Naja, dass die Anzahl derer wirklich noch so groß ist wie viele behaupten, bezweifle ich.


----------



## Squishy (31. Oktober 2004)

danke ich werde es mir mal reinziehen...


----------



## Sebastian Wramba (31. Oktober 2004)

IMO haben die User, die Javascript deaktivieren ein echtes Paranoia-Problem.


----------



## Gumbo (31. Oktober 2004)

Ich fühle mich zwar verfolgt, hab ich auch keine Lust ständig irgendwelche Popups schließen oder den Computer neustarten zu müssen.

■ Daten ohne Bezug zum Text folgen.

struct FrameSet {
    uint32_t* keys0 = nullptr; CovRec* crecs = nullptr; ShadeRec* srecs = nullptr; AuxRec* xrecs = nullptr;
    uint32_t* spans = nullptr; uint32_t* partials = nullptr; size_t cap_work = 0;
    uint32_t* face_of = nullptr;
    float* shades = nullptr; size_t cap_shades = 0;
    uint32_t* direct_lists = nullptr; size_t cap_direct = 0;
    uint32_t* tile_fill = nullptr; size_t cap_tile_fill = 0;
    WireTri* wire = nullptr; size_t cap_wire = 0;
    uint32_t *wire_fill = nullptr, *wire_lists = nullptr; size_t cap_wire_tiles = 0;
    unsigned long long wire_grid = 0;
    Ctrl* d_ctrl = nullptr;
    hipEvent_t ev_setup = nullptr;
    bool in_flight = false;
    void release() {
        for (void* p : { (void*)keys0, (void*)crecs, (void*)srecs, (void*)xrecs, (void*)spans, (void*)face_of, (void*)partials, (void*)shades,
                         (void*)direct_lists, (void*)tile_fill, (void*)wire, (void*)wire_fill, (void*)wire_lists }) if (p) (void)hipFree(p);
        FrameSet e; e.d_ctrl = d_ctrl; e.ev_setup = ev_setup; e.in_flight = in_flight;
        *this = e;
    }
};

constexpr uint32_t LINE_RING = 4;
template <class Rec>
struct DrawPassState {
    Rec* host[LINE_RING] = {}; size_t cap_host[LINE_RING] = {}; hipEvent_t ev[LINE_RING] = {}; uint32_t slot = 0;
    Rec* dev = nullptr; size_t cap_dev = 0;
    uint32_t *counters = nullptr, *lists = nullptr, *long_list = nullptr; size_t cap_tiles = 0; uint32_t parity = 0;
    unsigned long long tile_batches = 0, scan_batches = 0;
    void release() {
        for (uint32_t k = 0; k < LINE_RING; ++k) { if (ev[k]) (void)hipEventDestroy(ev[k]); if (host[k]) (void)hipHostFree(host[k]); }
        for (void* p : { (void*)dev, (void*)counters, (void*)lists, (void*)long_list }) if (p) (void)hipFree(p);
    }
};

struct TexSig { const void* ptr; uint32_t w, h, blend; uint64_t hash; };

struct b32_scene {
    B32Vertex* d_verts = nullptr; size_t cap_verts = 0;
    B32Face* d_faces = nullptr; size_t cap_faces = 0;
    uint16_t* d_texels = nullptr; size_t cap_texels = 0;
    uint32_t* d_texels32 = nullptr; size_t cap_texels32 = 0;
    TexDesc* d_tex = nullptr; size_t cap_tex = 0;
    std::vector<TexDesc> h_tex;
    uint32_t* d_consts = nullptr;
    uint8_t* d_atlas0 = nullptr; size_t cap_atlas0 = 0; uint32_t atlas_idx_bytes = 0;
    uint32_t* d_texmask = nullptr; size_t cap_texmask = 0;
    uint32_t pool_texels = 0; bool mask_dirty = true;
    uint32_t nv = 0, nf = 0, nt = 0;
    bool have_scene = false;
    unsigned long long gen = 0;
    bool fmt8 = false;
    bool blend8 = false;
    bool blend_texels8 = false;
    bool may_blend = true;
    bool cheap_ok = false;
    bool tex_blend_any = false;
    uint32_t blend_faces = 0;
    bool local_sort_ok = true;
    uint32_t direct_cap_opaque = 0;
    uint32_t direct_ntiles = 0;
    bool direct_ok = true;
    float* d_pos12 = nullptr; size_t cap_pos12 = 0; bool pos_valid = false; uint32_t band_frames = 0;
    bool lit_valid = false;
    std::vector<TexSig> tex_sig; bool tex_sig_valid = false;
    float* d_rest = nullptr; size_t cap_rest = 0; uint16_t* d_bone_of = nullptr; size_t cap_bone_of = 0; bool have_rig = false;
    void release() {
        for (void* p : { (void*)d_verts, (void*)d_faces, (void*)d_texels, (void*)d_texels32, (void*)d_tex, (void*)d_consts, (void*)d_texmask,
                         (void*)d_pos12, (void*)d_atlas0, (void*)d_rest, (void*)d_bone_of }) if (p) (void)hipFree(p);
    }
// ... 36 lines not shown
    uint32_t wire_seq = 0;
    bool start_lost = false;
    uint32_t join_seq = 0;
    uint32_t fill_seq = 0;
    bool pipe_hint = true;
    struct CoverOf { const Ctrl* ctrl; uint32_t tiles, groups, seq; } cover_of[3] = {};
    bool pipelined = false;
    unsigned long long pipelined_frames = 0;
    unsigned long long flag_join_frames = 0, event_join_frames = 0, poll_join_frames = 0;
    uint32_t inject = 0;

    uint32_t width = 0, height = 0;
    uint32_t* fb_own = nullptr; size_t fb_own_px = 0;
    uint32_t* fb = nullptr; bool fb_external = false;
    uint32_t band_y0 = 0, band_y1 = 0; bool band_set = false;
    float* zbuf = nullptr; size_t cap_zbuf = 0; bool zbuf_valid = false;

    void* band_fb_ipc = nullptr; uint32_t* band_sync_own = nullptr; uint32_t* band_sync = nullptr;
    uint32_t band_rank = 0; bool band_attached = false;

    b32_scene scene;
    int count_fragments = 0;
    bool last_exact = false;

    size_t cap_work = 0;
    uint32_t *keys1 = nullptr, *vals[2] = { nullptr, nullptr };
    uint32_t* counts = nullptr; uint32_t* block_sums = nullptr; uint32_t bin_blocks = 0;
    uint32_t* tile_mid = nullptr; size_t cap_tile_mid = 0;
    bool last_local_sort = false;
    uint32_t route_off = 0;
    uint32_t cheap_den = 64;
    size_t cap_pairs = 0;
    uint32_t* inline_lists = nullptr; size_t cap_inline = 0;
    bool last_direct = false;
    uint32_t epoch = 0;
    bool clear_pending = false; uint32_t clear_rgba = 0, clear_y0 = 0, clear_y1 = 0;
    unsigned long long routes[8] = {};
    unsigned long long lds_atlas_frames = 0;
    uint32_t *pkeys[2] = { nullptr, nullptr }, *pvals[2] = { nullptr, nullptr };
    uint32_t* block_hist = nullptr; uint32_t hist_blocks = 0; uint32_t* digit_total = nullptr;
    uint32_t partial_blocks = 0;
    uint32_t* ranges = nullptr; size_t cap_ranges = 0;
    uint32_t* vis = nullptr; size_t cap_vis = 0;
    uint32_t *wire_owner = nullptr, *wire_first = nullptr; size_t cap_wire_table = 0;
    unsigned long long wire_tile_frames = 0;
    DrawPassState<B32Line> lines;
    DrawPassState<B32Prim> prims;
    DrawPassState<B32WorldItem> world;
    ArmedWords world_counts;
    unsigned long long world_tile_batches = 0, world_scan_batches = 0;
    EventPair world_timer;
    DrawPassState<GizmoRow> gizmo; std::vector<GizmoRow> gizmo_rows;
    ArmedWords gizmo_counts;
    unsigned long long span_cover_frames = 0;
    Ctrl h_ctrl{}; Stamps h_stamps{};
    uint32_t h_consts[4] = { 0, 0, 0, 0 };
    bool defer_upload_sync = false;
    unsigned char* stage_host = nullptr; void* stage_dev = nullptr; size_t stage_cap = 0, stage_used = 0;
    bool stage_active = false, stage_failed = false; UploadSegs stage_segs{};
    B32Light* d_lights = nullptr; size_t cap_lights = 0; std::vector<B32Light> h_lights;

    bool frame_batched = false; MeshTable frame_table{};
    bool frame_placed = false; PlaceTable frame_places{};
    struct BatchEntry { b32_scene* slot; MeshRow row; bool wire; bool placed; B32Placement place; };
    struct MergedRun { std::vector<b32_scene*> members; std::vector<unsigned long long> gens; b32_scene* merged = nullptr; unsigned long long used = 0; };
    bool batch_open = false; B32Camera batch_cam{}; B32Settings batch_st{}; std::vector<B32Light> batch_lights; std::vector<BatchEntry> batch;
    std::vector<MergedRun> merged_runs; unsigned long long batch_clock = 0, gen_counter = 0;
    unsigned long long batch_stats[4] = {};
    bool frame_pending = false;
    bool pending_superseded = false;
    bool pending_may_redraw = false;
    bool deep_async = false;
    bool redrawing = false;
    int deferred_rc = 0;
    B32Camera last_cam{}; B32Settings last_settings{}; B32Fog last_fog{}; bool last_has_fog = false;

    static constexpr uint32_t DL_RING = 8;
    hipEvent_t dl_ev[DL_RING] = {}; unsigned long long dl_seq = 0;
    hipStream_t dl_stream = nullptr; hipEvent_t dl_snap[2] = {}; uint32_t* dl_stage[2] = {}; size_t dl_stage_px = 0;
    static constexpr uint32_t PICK_RING = 4;
    ArmedWords pick_words;
    DrawPassState<PickItem> pick_tab;
    void* pick_res[PICK_RING] = {}; size_t pick_cap_res[PICK_RING] = {}; hipEvent_t pick_done[PICK_RING] = {}, pick_left[PICK_RING] = {}; uint32_t pick_slot = 0;
    void* pick_host = nullptr; size_t pick_cap_host = 0;
    EventPair pick_timer;
    ArmedWords hover_bits, hover_words;
    EventPair hover_timer;
    ArmedWords room_words, room_points;
    uint4* overlay_tab = nullptr; size_t overlay_cap_tab = 0;
    void* overlay_bounds = nullptr;
    DrawPassState<uint32_t> overlay_sel; std::vector<uint32_t> overlay_pairs;
    int profile_level = 0;
    uint32_t prof_stride = 1, prof_seq = 0;
    hipEvent_t ev[EV_RING][EV_PER_FRAME] = {};
    bool ev_created = false;
    uint32_t ev_frames = 0;
    float phase_ms[5] = { 0, 0, 0, 0, 0 };
    uint32_t phase_frames = 0;
    int phase_level = 0;
    std::vector<B32Light> keep_lights;
};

Doch nicht nur im sicherheitsrelevanten Bereich ist eine deaktivierte JavaScript-Untersttzung vorteilhaft. Besonders oft werden Werbung (z.B. wie hier im Forum GoogleAds) und andere überflüssige und nervige Elemente mittels JavaScript gesteuert, die somit nicht mehr in Betracht kommen.

Der Nachteil ist jedoch, dass es immernoch eine Großzahl von Webseiten Entwicklern gibt, die JavaScript als „heilig“ ansehen und daher auf dessen Gebrauch nicht verzichten. Dies zieht häufig mitsich, dass die Webseite ohne JavaScript-Unterstützung praktisch unzugänglich ist.

Ich sehe es ein, dass jeder seine eigene Meinung zu diesem Thema hat, zu Recht. Ich bin zwar nicht grundsätzlich gegen JavaScript, da es in manchen Situationen durchaus hilfreich ist, jedoch sollte auf diese Hilfe nicht allzu oft zurückgegriffen werden. Besonders nicht bei essentiellen Elementen.


----------